Seriously, I have no life.
I have lost money in both my retirement accounts since January 2 of this year.

Bear or Bull, this is a bunch of bull. Stop with all these loses.
OK, but what did it do over the last 10 years? You're looking at the short term and that leads to neurosis. That's the reason I hate dealing with it.
 
MaxInValrico

MaxInValrico

Senior Audioholic
Without supply and workers, how can you have a functional economy?
Supply is intermittent and improving as manufacturers shift to more reliable places to produce from. Right now it is a workers economy unlike the last 40 years. What is needed are low skilled workers (migrants) to fill those jobs that Americans won't do.
 
BoredSysAdmin

BoredSysAdmin

Audioholic Slumlord
Someone confuses the Stock market and the economy. they aren't the same thing, related yes - very much so, but not the same. Just because the previously feds artificially kept the stock market high but an unprecedented investment of taxpayers' money directly by buying market, doesn't mean everything was rosy underneath.
Covid, War in Ukraine - these both are huge factors affecting GLOBAL economies across the world.

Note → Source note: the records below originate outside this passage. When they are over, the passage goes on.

template <int ND>
__device__ __forceinline__ double dinv_row(const AmgLevD& L, int64_t i) {
  const AmgMatD& A = L.A;
  double g = 0.0;
  if (i - (threadIdx.x & 63) < A.rg.hi) {
    int64_t base;
    int w;
    slice_of(A, i, base, w);
    if (i >= A.rg.lo && i < A.rg.hi) {
      double D[ND * ND], Di[ND * ND];
      bload<ND>(A.val32, A.npos, base, D);
      binv<ND>(D, Di);
#pragma unroll
      for (int c = 0; c < ND * ND; ++c) L.dinv32[i * (ND * ND) + c] = (float)Di[c];
      double rs[ND];
// ... 1265 lines not shown
      acc[2] = fma(r[a], r[a], acc[2]);
      acc[3] = fma(u[a], u[a], acc[3]);
    }
  }
  store_block_partial<BS>(acc, part_buf(part, FIRST ? 0 : ((j & 1) ^ 1)));
  if (FIRST && blockIdx.x == 0 && threadIdx.x == 0) {
    Slot s0;
    s0.v[0] = s0.v[1] = s0.v[2] = s0.v[3] = 0.0;
    s0.alpha = s0.beta = s0.res = 0.0;
    s0.flag = kInit;
    s0.pad = 0;
    slots[0] = s0;
  }
}

template <int ND, int BS>
__global__ __launch_bounds__(BS) void k_amg_rnorm(AmgCg cg, double* cpart) {
  double acc[4] = {0.0, 0.0, 0.0, 0.0};
  const int64_t stride = (int64_t)gridDim.x * BS;
  const int lane = threadIdx.x & 63;
  for (int64_t i = cg.lo64() + xcd_block() * BS + threadIdx.x; i - lane < cg.hi; i += stride) {
    if (i < cg.lo || i >= cg.hi) continue;
    double r[ND];
    vload<ND>(cg.r, i, r);
#pragma unroll
    for (int a = 0; a < ND; ++a) acc[2] = fma(r[a], r[a], acc[2]);
  }
  store_block_partial<BS>(acc, cpart);
}

template <int PU>
__global__ __launch_bounds__(64) void k_amg_gsum(const double* __restrict__ p, double* all, int rank, int zero_w,
                                                 double* gsend) {
  double S[4];
  wave_partials<PU>(p, S);
  const int lane = threadIdx.x;
  if (lane < zero_w && lane != rank) {
#pragma unroll
    for (int c = 0; c < 4; ++c) all[4 * lane + c] = 0.0;
// ... 4 lines not shown
      all[4 * rank + c] = S[c];
      gsend[c] = S[c];
    }
  }
}

template <int ND>
__global__ __launch_bounds__(kBlock) void k_amg_pack_u(AmgCg cg, AmgDist d) {
  const int64_t k = (int64_t)blockIdx.x * kBlock + threadIdx.x;
  if (k >= d.n_send) return;
  const int64_t i = d.send_rows[k];
#pragma unroll
  for (int a = 0; a < ND; ++a) d.usend[ND * k + a] = i >= 0 ? cg.u[ND * i + a] : 0.0;
}

template <int ND, int PU, int BS, bool DIST>
__global__ __launch_bounds__(BS) void k_amg_cg_update(int j, AmgLevD L0, AmgCg cg, Slot* slots,
                                                      SolveState* st, double* part, AmgDist d) {
  const int f0 = __builtin_nontemporal_load(&slots[j].flag);
  const double g0 = slots[j].v[0], a0 = slots[j].alpha;
  double tol2 = st->tol2;
  const int base_it = st->base, max_it = st->max_it, norm = st->norm;
  double S[4];
  if constexpr (DIST) {
    const int lane = threadIdx.x & 63;
    const double* g = d.gall[j & 1];
#pragma unroll
    for (int c = 0; c < 4; ++c) S[c] = wave_allsum(g[lane * 4 + c]);
  } else {
    wave_partials<PU>(part_buf(part, j & 1), S);
  }
  const int64_t stride = (int64_t)gridDim.x * BS;
  const int64_t i0 = cg.lo + (int64_t)blockIdx.x * BS + threadIdx.x;
  const bool x0_here = !cg.sweep && !L0.coarsest;
  const float om0 = x0_here ? (float)amg_omega_s(L0.omega) : 0.0f;
  double u[ND], w[ND], p[ND], s[ND], x[ND], r[ND];
  float Di[ND * ND];
  if (cg.hi > cg.lo) {
    const int64_t k = i0 < cg.hi ? i0 : cg.hi - 1;
    vload<ND>(cg.u, k, u);
    vload<ND>(cg.w, k, w);
    vload<ND>(cg.p, k, p);
    vload<ND>(cg.s, k, s);
    vload<ND>(cg.x, k, x);
    vload<ND>(cg.r, k, r);
    if (x0_here) dinv_load<ND>(L0.dinv32, k, Di);
  }
  if (norm == 1 && f0 == kInit) {
    tol2 = fmax(st->rtol2 * S[3], st->atol2);
    if (blockIdx.x == 0 && threadIdx.x == 0) {
      st->tol2 = tol2;
      st->res0 = S[3];
    }
  }
  const CgScalars cs = cg_scalars(S, f0, g0, a0, tol2, base_it + j, max_it, norm);
  cg_record(slots, j, S, cs);
  if (cs.status != kRun) return;
  const double alpha = cs.alpha, beta = cs.beta;
  for (int64_t i = i0; i < cg.hi; i += stride) {
    if (i != i0) {
      vload<ND>(cg.u, i, u);
      vload<ND>(cg.w, i, w);
      vload<ND>(cg.p, i, p);
      vload<ND>(cg.s, i, s);
      vload<ND>(cg.x, i, x);
      vload<ND>(cg.r, i, r);
      if (x0_here) dinv_load<ND>(L0.dinv32, i, Di);
    }
#pragma unroll
    for (int a = 0; a < ND; ++a) {
      p[a] = fma(beta, p[a], u[a]);
      s[a] = fma(beta, s[a], w[a]);
      x[a] = fma(alpha, p[a], x[a]);
      r[a] = fma(-alpha, s[a], r[a]);
    }
    vstore<ND>(cg.p, i, p);
    vstore<ND>(cg.s, i, s);
    vstore<ND>(cg.x, i, x);
    vstore<ND>(cg.r, i, r);
    if (x0_here) {
      float rf[ND], x0[ND];
#pragma unroll
      for (int a = 0; a < ND; ++a) rf[a] = (float)r[a];
      dinv_mul<ND>(Di, om0, rf, x0);
      vstore<ND>(L0.x, i, x0);
    } else {
      vcycle_entry<ND>(L0, cg, i, r);
    }
  }
}

template <int ND>
__global__ __launch_bounds__(kBlock) void k_amg_finish(AmgCg cg, double* __restrict__ x_row) {
// ... 444 lines not shown
    case 512: w_bs<ND, 512>(s, j, first, L0, cg, slots, part, d); break;
    case 576: w_bs<ND, 576>(s, j, first, L0, cg, slots, part, d); break;
    case 640: w_bs<ND, 640>(s, j, first, L0, cg, slots, part, d); break;
    case 704: w_bs<ND, 704>(s, j, first, L0, cg, slots, part, d); break;
    case 768: w_bs<ND, 768>(s, j, first, L0, cg, slots, part, d); break;
    case 1024: w_bs<ND, 1024>(s, j, first, L0, cg, slots, part, d); break;
    default: w_bs<ND, kCgBS>(s, j, first, L0, cg, slots, part, d); break;
  }
}
void launch_amg_cg_w(hipStream_t s, int nd, int j, bool first, const AmgLevD& L0, const AmgCg& cg,
                     Slot* slots, double* part, const AmgDist* d) {
  if (nd == 2) w_nd<2>(s, j, first, L0, cg, slots, part, d);
  else w_nd<3>(s, j, first, L0, cg, slots, part, d);
}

Saudi's got greedy after stopping Russian oil exports - raising the prices of oil globally. This has absolutely nothing to do with anyone in the US gov.

After I set to ignore the obvious trolls, going back to OP - yes, we are very much in a bear market, I'd even going to call it - we are in recession already. My estimate is things will start to get better after the war in Ukraine stops, but I can't even begin to guess how soon it would be. (btw: Go Ukraine!)
 
Teetertotter?

Teetertotter?

Senior Audioholic
There are warnings and have to watch Bloomberg TV and or Fox Business every day or not. And read financials every day. Then there is your decision to move your 401K from moderate investment to Money Market or on hold, for example. You can make changes to your 401k's at any time. Got to watch the market and read and make adjustments, b/4 you lose too much and then jump back in, when you feel things are right.

I predict the stock market will get worse by Nov and not any better in 2023. Keep watching the stock market and read to form your judgement on investment. Maybe the 401K that you chose, is not that aggressive too. Ride it out?
 
Trell

Trell

Audioholic Spartan
Rebalance your portfolio as needed following your plan and otherwise ignore the market, unless you really can’t afford to loose. Invest as usual.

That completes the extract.